▶ [DATA SHOWN]

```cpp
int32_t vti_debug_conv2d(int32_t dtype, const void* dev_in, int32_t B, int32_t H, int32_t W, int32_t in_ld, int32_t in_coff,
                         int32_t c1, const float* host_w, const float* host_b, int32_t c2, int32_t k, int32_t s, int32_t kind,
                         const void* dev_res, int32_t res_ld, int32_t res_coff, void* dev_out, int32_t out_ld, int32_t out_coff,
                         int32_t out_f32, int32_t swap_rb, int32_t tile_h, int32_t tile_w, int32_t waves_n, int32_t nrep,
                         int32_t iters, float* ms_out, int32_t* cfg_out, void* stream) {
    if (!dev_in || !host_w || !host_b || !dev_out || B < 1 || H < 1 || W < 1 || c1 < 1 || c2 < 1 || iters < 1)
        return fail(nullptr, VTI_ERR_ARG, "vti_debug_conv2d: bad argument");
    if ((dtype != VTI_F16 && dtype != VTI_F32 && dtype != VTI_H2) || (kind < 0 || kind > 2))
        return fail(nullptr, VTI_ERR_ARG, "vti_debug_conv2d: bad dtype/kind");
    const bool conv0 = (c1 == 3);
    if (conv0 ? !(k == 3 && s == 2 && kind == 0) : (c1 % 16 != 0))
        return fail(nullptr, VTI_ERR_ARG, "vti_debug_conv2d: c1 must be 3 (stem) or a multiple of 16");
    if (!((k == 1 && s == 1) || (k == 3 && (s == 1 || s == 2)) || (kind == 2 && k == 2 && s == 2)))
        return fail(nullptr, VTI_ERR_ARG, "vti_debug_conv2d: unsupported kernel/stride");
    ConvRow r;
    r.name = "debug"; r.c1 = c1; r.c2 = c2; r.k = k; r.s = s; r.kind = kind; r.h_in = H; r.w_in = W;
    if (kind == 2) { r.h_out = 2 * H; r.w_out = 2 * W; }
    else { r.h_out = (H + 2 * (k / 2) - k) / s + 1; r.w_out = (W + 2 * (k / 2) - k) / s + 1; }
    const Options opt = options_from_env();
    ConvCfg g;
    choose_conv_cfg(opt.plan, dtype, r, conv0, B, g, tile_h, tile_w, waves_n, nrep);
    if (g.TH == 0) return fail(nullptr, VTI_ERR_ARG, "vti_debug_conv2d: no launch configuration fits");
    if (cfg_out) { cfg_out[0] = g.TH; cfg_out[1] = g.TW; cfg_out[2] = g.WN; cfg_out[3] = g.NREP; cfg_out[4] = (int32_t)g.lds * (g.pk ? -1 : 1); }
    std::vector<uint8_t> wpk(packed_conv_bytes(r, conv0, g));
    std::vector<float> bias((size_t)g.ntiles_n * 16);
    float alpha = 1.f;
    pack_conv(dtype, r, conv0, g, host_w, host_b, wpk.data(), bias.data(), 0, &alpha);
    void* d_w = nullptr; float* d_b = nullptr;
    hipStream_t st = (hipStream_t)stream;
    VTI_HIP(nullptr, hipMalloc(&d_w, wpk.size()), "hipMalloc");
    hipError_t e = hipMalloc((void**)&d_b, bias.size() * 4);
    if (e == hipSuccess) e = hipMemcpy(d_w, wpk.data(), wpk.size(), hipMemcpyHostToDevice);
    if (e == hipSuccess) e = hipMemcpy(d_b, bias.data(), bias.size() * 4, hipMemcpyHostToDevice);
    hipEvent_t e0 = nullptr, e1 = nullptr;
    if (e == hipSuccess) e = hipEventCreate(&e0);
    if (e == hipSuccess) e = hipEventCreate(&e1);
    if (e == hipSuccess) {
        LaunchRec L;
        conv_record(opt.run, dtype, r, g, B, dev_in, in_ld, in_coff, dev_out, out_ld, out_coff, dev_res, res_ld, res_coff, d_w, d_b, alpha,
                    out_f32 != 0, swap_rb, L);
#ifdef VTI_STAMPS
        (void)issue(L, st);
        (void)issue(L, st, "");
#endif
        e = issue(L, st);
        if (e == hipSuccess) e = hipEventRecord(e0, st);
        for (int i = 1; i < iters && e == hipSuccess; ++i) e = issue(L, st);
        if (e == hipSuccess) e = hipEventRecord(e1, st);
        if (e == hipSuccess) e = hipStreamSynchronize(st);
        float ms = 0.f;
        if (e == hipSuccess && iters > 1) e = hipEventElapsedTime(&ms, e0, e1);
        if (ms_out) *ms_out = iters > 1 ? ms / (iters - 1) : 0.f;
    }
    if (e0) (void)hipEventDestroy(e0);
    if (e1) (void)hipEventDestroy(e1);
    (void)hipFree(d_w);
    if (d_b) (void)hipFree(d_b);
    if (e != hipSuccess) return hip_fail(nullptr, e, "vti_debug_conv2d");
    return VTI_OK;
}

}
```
--
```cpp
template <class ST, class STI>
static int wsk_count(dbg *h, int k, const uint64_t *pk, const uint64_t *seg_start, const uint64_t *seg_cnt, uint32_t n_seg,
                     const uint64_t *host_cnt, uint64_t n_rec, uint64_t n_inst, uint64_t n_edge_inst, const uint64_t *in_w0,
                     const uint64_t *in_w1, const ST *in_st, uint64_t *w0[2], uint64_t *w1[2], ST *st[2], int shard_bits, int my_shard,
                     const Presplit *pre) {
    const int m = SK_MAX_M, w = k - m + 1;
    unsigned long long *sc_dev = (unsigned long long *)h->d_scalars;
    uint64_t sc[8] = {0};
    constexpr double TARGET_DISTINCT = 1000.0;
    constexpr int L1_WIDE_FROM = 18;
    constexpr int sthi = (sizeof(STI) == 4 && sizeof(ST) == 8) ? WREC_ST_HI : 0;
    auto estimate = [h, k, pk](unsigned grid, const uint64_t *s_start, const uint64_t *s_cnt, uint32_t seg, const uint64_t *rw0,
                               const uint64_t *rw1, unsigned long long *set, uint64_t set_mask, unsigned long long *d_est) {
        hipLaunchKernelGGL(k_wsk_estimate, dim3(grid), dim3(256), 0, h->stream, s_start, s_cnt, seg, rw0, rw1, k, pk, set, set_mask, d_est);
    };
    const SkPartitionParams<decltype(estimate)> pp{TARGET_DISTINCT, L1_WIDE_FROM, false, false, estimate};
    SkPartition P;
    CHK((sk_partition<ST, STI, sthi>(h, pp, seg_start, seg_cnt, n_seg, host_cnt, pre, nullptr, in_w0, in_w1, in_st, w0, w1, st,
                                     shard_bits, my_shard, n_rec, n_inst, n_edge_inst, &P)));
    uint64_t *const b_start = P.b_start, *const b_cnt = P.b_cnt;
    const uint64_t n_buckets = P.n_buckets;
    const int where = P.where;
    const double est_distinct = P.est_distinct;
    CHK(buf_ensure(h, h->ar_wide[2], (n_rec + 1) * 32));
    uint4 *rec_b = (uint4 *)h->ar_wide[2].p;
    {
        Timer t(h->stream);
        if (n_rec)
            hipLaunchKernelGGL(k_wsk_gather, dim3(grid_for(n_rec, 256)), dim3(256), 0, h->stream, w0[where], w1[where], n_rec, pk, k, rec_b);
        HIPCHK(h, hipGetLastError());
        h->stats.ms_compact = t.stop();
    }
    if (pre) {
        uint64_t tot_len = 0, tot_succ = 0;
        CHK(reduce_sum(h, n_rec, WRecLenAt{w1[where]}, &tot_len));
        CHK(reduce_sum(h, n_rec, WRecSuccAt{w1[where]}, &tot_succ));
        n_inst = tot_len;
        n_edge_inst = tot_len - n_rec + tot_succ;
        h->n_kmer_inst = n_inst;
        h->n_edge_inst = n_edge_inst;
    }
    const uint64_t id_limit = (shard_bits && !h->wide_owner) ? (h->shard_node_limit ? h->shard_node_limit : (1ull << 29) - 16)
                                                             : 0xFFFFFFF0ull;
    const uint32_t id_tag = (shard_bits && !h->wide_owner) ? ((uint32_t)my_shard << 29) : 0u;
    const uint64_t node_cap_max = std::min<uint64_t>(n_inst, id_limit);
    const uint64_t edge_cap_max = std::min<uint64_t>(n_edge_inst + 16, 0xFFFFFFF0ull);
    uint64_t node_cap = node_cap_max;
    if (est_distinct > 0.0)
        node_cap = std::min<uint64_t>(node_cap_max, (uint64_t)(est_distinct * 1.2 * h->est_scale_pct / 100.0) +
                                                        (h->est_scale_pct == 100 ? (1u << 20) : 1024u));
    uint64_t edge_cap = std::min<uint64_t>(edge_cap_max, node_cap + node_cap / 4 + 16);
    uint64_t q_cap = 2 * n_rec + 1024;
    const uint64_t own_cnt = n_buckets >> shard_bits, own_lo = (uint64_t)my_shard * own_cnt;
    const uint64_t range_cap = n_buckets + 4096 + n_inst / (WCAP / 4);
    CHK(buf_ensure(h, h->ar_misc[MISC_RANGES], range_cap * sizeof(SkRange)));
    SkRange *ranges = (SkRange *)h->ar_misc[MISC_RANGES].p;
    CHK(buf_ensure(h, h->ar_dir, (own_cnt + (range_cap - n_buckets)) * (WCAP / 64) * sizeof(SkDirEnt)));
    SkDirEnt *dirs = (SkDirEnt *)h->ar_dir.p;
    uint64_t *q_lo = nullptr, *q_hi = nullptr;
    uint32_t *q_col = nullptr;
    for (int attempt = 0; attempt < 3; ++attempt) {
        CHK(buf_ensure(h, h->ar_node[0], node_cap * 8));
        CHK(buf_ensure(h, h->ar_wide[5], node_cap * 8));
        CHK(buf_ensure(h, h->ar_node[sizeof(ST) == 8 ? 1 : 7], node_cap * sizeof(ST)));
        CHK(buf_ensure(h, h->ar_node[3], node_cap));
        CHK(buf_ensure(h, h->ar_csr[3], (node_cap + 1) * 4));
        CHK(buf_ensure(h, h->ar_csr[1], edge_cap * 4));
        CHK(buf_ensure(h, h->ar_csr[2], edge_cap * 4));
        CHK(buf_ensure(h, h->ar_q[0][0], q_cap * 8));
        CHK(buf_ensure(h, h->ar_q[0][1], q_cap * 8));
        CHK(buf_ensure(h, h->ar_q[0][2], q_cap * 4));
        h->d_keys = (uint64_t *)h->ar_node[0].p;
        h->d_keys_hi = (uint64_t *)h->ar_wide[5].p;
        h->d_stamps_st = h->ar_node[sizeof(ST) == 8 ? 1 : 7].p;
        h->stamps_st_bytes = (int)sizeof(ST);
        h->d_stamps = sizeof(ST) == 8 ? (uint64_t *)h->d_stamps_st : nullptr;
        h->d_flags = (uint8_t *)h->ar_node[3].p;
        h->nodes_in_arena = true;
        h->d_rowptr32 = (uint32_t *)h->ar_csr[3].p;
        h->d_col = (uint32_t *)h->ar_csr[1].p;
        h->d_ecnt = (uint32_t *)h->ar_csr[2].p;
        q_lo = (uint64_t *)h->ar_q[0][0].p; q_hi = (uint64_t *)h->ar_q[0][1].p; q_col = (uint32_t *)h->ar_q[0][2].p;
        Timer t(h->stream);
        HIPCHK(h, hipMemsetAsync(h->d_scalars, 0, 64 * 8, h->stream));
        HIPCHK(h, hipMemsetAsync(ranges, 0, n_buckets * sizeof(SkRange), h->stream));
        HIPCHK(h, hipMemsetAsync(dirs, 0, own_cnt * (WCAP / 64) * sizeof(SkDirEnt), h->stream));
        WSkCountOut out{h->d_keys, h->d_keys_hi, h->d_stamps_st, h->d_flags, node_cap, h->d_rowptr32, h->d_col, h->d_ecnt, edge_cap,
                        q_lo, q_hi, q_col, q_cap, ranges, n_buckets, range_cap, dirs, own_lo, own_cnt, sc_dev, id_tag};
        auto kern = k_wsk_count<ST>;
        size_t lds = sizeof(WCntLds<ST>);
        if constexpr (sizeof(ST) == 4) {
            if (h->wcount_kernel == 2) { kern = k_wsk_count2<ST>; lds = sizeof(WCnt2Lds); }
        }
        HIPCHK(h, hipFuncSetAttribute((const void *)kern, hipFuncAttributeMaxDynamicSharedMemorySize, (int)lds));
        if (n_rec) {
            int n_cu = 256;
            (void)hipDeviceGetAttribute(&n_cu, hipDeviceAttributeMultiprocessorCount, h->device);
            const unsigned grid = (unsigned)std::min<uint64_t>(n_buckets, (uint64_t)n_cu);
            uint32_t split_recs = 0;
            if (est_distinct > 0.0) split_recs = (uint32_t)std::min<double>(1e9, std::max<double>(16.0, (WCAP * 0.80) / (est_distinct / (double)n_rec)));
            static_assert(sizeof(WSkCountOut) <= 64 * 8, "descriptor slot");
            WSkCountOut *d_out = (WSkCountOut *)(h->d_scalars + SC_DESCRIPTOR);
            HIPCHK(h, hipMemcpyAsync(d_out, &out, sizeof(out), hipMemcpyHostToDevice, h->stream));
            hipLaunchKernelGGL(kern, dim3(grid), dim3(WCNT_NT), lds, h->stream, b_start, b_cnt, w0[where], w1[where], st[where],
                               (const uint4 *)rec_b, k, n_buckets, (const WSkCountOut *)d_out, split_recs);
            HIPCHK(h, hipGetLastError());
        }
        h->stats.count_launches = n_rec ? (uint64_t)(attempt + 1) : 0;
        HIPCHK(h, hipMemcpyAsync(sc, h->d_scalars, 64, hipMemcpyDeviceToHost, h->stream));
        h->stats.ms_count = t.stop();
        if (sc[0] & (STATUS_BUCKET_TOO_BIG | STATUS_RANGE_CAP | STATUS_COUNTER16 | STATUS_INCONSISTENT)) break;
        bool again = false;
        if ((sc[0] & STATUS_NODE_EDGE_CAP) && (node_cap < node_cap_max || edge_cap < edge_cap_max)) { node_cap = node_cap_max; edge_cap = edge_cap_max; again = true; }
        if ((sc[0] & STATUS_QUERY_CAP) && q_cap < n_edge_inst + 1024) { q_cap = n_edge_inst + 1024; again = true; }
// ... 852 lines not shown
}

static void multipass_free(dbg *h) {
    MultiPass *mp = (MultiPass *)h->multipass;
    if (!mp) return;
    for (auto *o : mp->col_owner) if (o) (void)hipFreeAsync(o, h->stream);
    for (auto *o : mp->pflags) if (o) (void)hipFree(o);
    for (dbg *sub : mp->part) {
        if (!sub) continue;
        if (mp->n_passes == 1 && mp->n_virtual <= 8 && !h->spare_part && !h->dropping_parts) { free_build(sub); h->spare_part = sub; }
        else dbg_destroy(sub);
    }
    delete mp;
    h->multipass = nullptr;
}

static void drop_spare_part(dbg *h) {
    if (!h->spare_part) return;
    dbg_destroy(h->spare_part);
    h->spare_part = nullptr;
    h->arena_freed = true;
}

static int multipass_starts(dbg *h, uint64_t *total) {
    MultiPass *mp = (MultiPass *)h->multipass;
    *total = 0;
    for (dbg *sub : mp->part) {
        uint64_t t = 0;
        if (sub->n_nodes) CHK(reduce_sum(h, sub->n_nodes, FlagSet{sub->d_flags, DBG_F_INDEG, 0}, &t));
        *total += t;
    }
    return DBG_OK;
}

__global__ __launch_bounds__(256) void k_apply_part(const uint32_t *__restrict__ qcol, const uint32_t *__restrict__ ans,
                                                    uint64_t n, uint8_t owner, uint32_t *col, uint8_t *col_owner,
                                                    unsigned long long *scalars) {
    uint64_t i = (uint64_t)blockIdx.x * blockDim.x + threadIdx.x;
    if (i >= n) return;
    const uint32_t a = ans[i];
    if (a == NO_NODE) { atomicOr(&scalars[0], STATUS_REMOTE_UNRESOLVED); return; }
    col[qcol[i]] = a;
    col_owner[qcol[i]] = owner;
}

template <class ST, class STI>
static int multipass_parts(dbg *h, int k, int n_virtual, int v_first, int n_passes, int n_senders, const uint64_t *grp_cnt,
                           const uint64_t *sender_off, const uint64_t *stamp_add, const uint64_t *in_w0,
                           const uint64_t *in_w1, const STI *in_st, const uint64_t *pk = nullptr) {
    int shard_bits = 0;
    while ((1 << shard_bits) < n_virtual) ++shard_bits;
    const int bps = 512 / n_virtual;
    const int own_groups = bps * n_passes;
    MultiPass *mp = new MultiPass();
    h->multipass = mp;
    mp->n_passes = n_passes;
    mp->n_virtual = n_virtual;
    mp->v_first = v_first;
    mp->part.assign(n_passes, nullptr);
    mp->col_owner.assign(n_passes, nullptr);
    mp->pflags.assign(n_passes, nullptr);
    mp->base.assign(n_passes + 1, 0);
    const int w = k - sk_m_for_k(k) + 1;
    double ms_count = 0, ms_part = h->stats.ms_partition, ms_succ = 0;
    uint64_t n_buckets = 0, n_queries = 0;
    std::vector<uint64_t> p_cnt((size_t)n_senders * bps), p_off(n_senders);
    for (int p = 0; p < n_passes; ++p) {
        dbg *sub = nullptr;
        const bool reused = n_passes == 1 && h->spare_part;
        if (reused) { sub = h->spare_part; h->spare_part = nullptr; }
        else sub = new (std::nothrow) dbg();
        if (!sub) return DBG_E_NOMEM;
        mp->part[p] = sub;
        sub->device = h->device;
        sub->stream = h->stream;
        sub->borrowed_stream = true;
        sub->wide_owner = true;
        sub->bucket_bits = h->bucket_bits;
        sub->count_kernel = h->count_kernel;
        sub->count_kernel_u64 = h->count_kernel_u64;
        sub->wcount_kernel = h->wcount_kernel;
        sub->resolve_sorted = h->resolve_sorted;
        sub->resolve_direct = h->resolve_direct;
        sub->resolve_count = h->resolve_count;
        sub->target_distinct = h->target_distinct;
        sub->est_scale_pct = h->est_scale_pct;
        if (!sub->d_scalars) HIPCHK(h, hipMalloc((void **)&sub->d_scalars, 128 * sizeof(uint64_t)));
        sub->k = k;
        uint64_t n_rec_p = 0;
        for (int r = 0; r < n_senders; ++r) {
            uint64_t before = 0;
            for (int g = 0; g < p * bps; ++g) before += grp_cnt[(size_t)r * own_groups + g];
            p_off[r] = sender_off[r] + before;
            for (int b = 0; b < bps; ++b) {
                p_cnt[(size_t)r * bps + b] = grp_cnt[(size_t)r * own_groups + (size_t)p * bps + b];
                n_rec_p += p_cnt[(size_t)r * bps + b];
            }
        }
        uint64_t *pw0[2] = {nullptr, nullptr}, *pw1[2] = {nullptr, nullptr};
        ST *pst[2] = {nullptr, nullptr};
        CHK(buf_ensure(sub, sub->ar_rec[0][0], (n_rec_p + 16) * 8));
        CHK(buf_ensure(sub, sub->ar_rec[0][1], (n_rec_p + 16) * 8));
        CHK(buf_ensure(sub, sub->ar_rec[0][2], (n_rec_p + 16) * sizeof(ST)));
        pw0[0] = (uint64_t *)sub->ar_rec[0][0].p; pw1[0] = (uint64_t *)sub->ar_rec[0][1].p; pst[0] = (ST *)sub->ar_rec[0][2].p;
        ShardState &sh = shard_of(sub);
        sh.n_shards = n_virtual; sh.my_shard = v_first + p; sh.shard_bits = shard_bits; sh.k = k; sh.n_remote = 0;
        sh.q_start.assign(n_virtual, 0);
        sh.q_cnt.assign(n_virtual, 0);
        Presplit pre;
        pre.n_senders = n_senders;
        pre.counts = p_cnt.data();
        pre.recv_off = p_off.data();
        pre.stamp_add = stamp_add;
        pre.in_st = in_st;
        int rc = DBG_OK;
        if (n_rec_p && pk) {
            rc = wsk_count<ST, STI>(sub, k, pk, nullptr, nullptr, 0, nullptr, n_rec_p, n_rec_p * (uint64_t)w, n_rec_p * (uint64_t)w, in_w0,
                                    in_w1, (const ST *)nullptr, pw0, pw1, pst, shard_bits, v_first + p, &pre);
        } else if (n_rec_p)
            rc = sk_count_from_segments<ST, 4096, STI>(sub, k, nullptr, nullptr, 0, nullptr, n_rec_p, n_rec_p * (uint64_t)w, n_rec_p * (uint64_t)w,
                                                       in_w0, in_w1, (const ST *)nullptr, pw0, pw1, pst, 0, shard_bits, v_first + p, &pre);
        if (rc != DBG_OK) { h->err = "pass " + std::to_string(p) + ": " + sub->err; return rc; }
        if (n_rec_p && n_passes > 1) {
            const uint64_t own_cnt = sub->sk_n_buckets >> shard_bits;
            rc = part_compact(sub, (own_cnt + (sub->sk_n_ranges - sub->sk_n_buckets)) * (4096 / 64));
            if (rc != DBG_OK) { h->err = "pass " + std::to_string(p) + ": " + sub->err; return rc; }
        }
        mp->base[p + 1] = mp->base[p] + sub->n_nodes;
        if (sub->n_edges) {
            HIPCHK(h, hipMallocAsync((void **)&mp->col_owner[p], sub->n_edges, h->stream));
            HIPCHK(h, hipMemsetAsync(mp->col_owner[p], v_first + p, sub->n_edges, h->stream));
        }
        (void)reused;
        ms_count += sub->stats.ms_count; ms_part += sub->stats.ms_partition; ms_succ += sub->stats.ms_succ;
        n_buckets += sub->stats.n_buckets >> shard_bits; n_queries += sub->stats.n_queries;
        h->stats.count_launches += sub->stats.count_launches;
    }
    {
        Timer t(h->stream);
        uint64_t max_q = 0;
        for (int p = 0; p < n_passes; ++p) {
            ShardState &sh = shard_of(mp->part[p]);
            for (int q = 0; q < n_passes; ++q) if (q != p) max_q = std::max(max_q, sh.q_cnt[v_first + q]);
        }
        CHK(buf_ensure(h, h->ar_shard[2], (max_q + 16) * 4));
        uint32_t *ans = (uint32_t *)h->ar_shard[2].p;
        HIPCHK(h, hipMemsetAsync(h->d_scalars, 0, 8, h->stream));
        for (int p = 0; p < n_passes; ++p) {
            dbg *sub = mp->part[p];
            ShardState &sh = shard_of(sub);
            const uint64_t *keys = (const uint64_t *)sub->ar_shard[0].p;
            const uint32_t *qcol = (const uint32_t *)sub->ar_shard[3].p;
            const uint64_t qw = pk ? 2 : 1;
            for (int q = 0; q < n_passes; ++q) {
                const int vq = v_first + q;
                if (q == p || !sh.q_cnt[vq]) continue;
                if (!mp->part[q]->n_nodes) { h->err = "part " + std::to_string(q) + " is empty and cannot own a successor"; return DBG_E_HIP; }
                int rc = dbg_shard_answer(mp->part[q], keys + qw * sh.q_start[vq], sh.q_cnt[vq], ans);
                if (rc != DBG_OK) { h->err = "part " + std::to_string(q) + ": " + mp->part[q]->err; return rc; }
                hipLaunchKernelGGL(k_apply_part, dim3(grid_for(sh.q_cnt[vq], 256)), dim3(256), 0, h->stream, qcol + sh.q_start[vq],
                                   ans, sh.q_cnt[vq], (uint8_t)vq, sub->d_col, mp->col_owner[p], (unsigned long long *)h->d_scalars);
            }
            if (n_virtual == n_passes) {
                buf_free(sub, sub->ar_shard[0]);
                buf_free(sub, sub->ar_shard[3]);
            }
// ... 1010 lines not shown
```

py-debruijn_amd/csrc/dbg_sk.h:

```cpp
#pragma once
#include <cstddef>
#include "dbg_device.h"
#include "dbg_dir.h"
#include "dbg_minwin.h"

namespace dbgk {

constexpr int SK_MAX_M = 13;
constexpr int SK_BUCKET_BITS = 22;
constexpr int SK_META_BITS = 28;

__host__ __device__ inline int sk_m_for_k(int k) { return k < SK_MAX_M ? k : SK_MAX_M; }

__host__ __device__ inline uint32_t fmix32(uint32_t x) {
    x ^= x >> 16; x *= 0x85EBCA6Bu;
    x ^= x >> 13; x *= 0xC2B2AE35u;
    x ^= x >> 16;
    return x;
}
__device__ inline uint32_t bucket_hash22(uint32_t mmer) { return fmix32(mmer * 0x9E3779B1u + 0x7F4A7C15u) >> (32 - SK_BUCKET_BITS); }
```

▶ [WHAT THE TASK ASKS]
Find the lines above that contain the word "WCAP" and collect them.

▶ [SOLVED EXERCISE]
    const uint64_t range_cap = n_buckets + 4096 + n_inst / (WCAP / 4);
    CHK(buf_ensure(h, h->ar_dir, (own_cnt + (range_cap - n_buckets)) * (WCAP / 64) * sizeof(SkDirEnt)));
        HIPCHK(h, hipMemsetAsync(dirs, 0, own_cnt * (WCAP / 64) * sizeof(SkDirEnt), h->stream));
            if (est_distinct > 0.0) split_recs = (uint32_t)std::min<double>(1e9, std::max<double>(16.0, (WCAP * 0.80) / (est_distinct / (double)n_rec)));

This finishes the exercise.